Gehegegröße


    Kaninchen benötigen Lauffläche, um sich zu bewegen, gesund und fit zu bleiben. Auch ist ausreichend Platz nötig, um das Gehege ausreichend zu strukturiere.

    Bewegung ist nötig, um Muskeln und Sehen zu trainieren. Gerade bei jungen Kaninchen darf dieser Aspekt nicht vergessen werden. Weiterhin dient Bewegung dem Stressabbau und ist notwendig, um Kreislauf, Immunsystem und Verdauungssystem in Schwung zu halten.


    Haltungsempfehlungen

    Tatsächlicher Platzbedarf


    Haltungsempfehlungen

    Die nötige Größe des Geheges ist ein umstrittenes Thema. Es gibt unterschiedliche Maßangaben.


    Auszug aus der Haltungsempfehlungen des TVT für herkömmliche, intensive Kaninchenhaltung:

    "Jede Haltung muss so beschaffen sein, dass von ihr keine Gefahr für Leben und Gesundheit der Tiere ausgeht und dass artgemäßes Verhaltensweisen möglich sind. Folgende arttypische Körperpositionen müssen möglich sein:

    • ausgestreckte Seiten- und Bauchlage
    • Aufrichten auf die Hinterläufe
    • Hoppeln
    • Haken schlagen

    Die Fläche der Haltungseinheit untergliedert sich in die Funktionsbereiche Bewegung und Ruhen sowie absetzten von Kot und Harn. Bei Häsinnen mit Wurf kommt noch ein Nestbereicht hinzu."


    Für die in Heimhaltung gehaltenen kleinen Rassen in Innenhaltung gibt der TVT ein Mindestmaß von 150 cm x 60 cm x 50 cm (B x T x H). Für Außenhaltung eine Mindestgrundfläche von 2 bis 3 m² inklusiver einer wetterfesten, isolierten Hütte.


    Der ZDRK (Zentralverband Deutscher Rassekaninchenzüchter e.V.) gibt folgendes an:

    Fläche (cm²)
    Höhe (cm) auf mind. 70% der Fläche
    > 5.5 kg

    große Rassen

    8.800

    (B x T 110 x 80 cm)

    70
    > 3.25 kg

    mittelgroße Rassen

    6.800

    (B x T 85 x 80 cm)

    60
    > 2.0 kg

    kleine Rassen

    5.250

    (Bx T 70x75 cm)

    60
    < 2.0 kg

    Zwergrassen

    4.500

    (B x T 65 x 70 cm)

    50


    Inzwischen findet man auf vielen Seite Angaben von 2m² pro Kaninchen. Ursprünglich stammt diese Zahl aus den (inzwischen nicht mehr aktuellen) Richtlinien von Bioland für die Auslauffläche bzw. für den Grünauslauf bei Jungkaninchen. Die Flächenangaben beruhen vermutlich mit auf dem Management der Fläche und nicht (nur) auf dem Bewegungs-/Platzbedürfnis.
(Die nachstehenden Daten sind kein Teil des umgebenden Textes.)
void mat4_mul(const float* a, const float* b, float* out) {
    for (int c = 0; c < 4; c++)
        for (int r = 0; r < 4; r++) {
            float s = 0;
            for (int k = 0; k < 4; k++) s += a[k * 4 + r] * b[c * 4 + k];
            out[c * 4 + r] = s;
        }
}
bool mat4_inverse(const float* mf, float* out) {
    double m[16], inv[16];
    for (int i = 0; i < 16; i++) m[i] = mf[i];
    double s0 = m[0] * m[5] - m[4] * m[1], s1 = m[0] * m[9] - m[8] * m[1], s2 = m[0] * m[13] - m[12] * m[1];
    double s3 = m[4] * m[9] - m[8] * m[5], s4 = m[4] * m[13] - m[12] * m[5], s5 = m[8] * m[13] - m[12] * m[9];
    double c5 = m[10] * m[15] - m[14] * m[11], c4 = m[6] * m[15] - m[14] * m[7], c3 = m[6] * m[11] - m[10] * m[7];
    double c2 = m[2] * m[15] - m[14] * m[3], c1 = m[2] * m[11] - m[10] * m[3], c0 = m[2] * m[7] - m[6] * m[3];
    double det = s0 * c5 - s1 * c4 + s2 * c3 + s3 * c2 - s4 * c1 + s5 * c0;
    if (det == 0) return false;
    double id = 1.0 / det;
    inv[0] = (m[5] * c5 - m[9] * c4 + m[13] * c3) * id;
    inv[4] = (-m[4] * c5 + m[8] * c4 - m[12] * c3) * id;
    inv[8] = (m[7] * s5 - m[11] * s4 + m[15] * s3) * id;
    inv[12] = (-m[6] * s5 + m[10] * s4 - m[14] * s3) * id;
    inv[1] = (-m[1] * c5 + m[9] * c2 - m[13] * c1) * id;
    inv[5] = (m[0] * c5 - m[8] * c2 + m[12] * c1) * id;
    inv[9] = (-m[3] * s5 + m[11] * s2 - m[15] * s1) * id;
    inv[13] = (m[2] * s5 - m[10] * s2 + m[14] * s1) * id;
    inv[2] = (m[1] * c4 - m[5] * c2 + m[13] * c0) * id;
    inv[6] = (-m[0] * c4 + m[4] * c2 - m[12] * c0) * id;
    inv[10] = (m[3] * s4 - m[7] * s2 + m[15] * s0) * id;
    inv[14] = (-m[2] * s4 + m[6] * s2 - m[14] * s0) * id;
    inv[3] = (-m[1] * c3 + m[5] * c1 - m[9] * c0) * id;
    inv[7] = (m[0] * c3 - m[4] * c1 + m[8] * c0) * id;
    inv[11] = (-m[3] * s3 + m[7] * s1 - m[11] * s0) * id;
    inv[15] = (m[2] * s3 - m[6] * s1 + m[10] * s0) * id;
    for (int i = 0; i < 16; i++) out[i] = (float)inv[i];
    return true;
}

size_t format_stride(int f) {
    switch (f) {
        case PT_FORMAT_R16_UINT: return 2;
        case PT_FORMAT_R32_UINT: return 4;
        case PT_FORMAT_R32G32B32_FLOAT: return 12;
        case PT_FORMAT_R10G10B10A2_UNORM: return 4;
        case PT_FORMAT_R32G32_FLOAT: return 8;
        case PT_FORMAT_R16G16B16A16_UNORM: return 8;
        case PT_FORMAT_JOINT_WEIGHT: return 16;
        default: return 0;
    }
}

int stage_blocks_for(size_t slots) { return slots >= 1200000 ? 1536 : (slots >= 400000 ? 768 : 512); }

void mark_buffer_users(pt_ctx* ctx, int handle) {
    if (handle < 0) return;
    if (ctx->touched.size() != ctx->instances.size()) ctx->touched.assign(ctx->instances.size(), 0);
    const void* ptr = ctx->buffers[handle].ptr;
    bool any = false;
    for (size_t i = 0; i < ctx->instances.size(); i++) {
        const InstanceRec& r = ctx->instances[i];
        if (r.p_index == ptr || r.p_position == ptr || r.p_tangent_space == ptr || r.p_texcoord[0] == ptr || r.p_texcoord[1] == ptr || r.p_color == ptr) {
            ctx->touched[i] = 1;
            any = true;
        }
    }
    if (any && ctx->accel_state == ACCEL_CLEAN) ctx->accel_state = ACCEL_REFIT;
}

}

    Die VU-Wien empfiehlt für eine Gruppe von bis zu 5 Wildkaninchen eine Mindestgrundfläche von 20m², für jedes weitere Tier weitere 10% der Fläche.

    In der ÖNORM (Österreichisches Normungsinstitut) wird für Kaninchen mit einem Körpergewicht bis zu 4 kg eine Bodenfläche von mindestens 3.500 cm² pro Tier empfohlen. Die besatz-unabhängige Mindestfläche der Unterkunft soll mindestens 7.000 cm² betragen, was z.B. einer Grundfläche von 140 cm x 50 cm entspricht. Der Käfig soll so hoch sein, dass sich das größte Tier im Käfig ungehindert aufrichten kann und die Tiere in der Lage sind, die zweite Ebene (z.B. das Flachdach eines Häuschens) als Liegefläche zu nutzen.


    Im Gutachten über die Mindestanforderungen an die Haltung von Säugetieren (10. Juni 1996) werden für Wildkaninchen Käfige von 3-5m² empfohlen.

    In den Leitlinien für eine tierschutzgerechte Haltung von Wild in Gehegen findet man zu Haustierhaltung bei Kaninchengehegen eine Flächenabgabe von 6m², maximal mit 5 Tieren zu besetzten.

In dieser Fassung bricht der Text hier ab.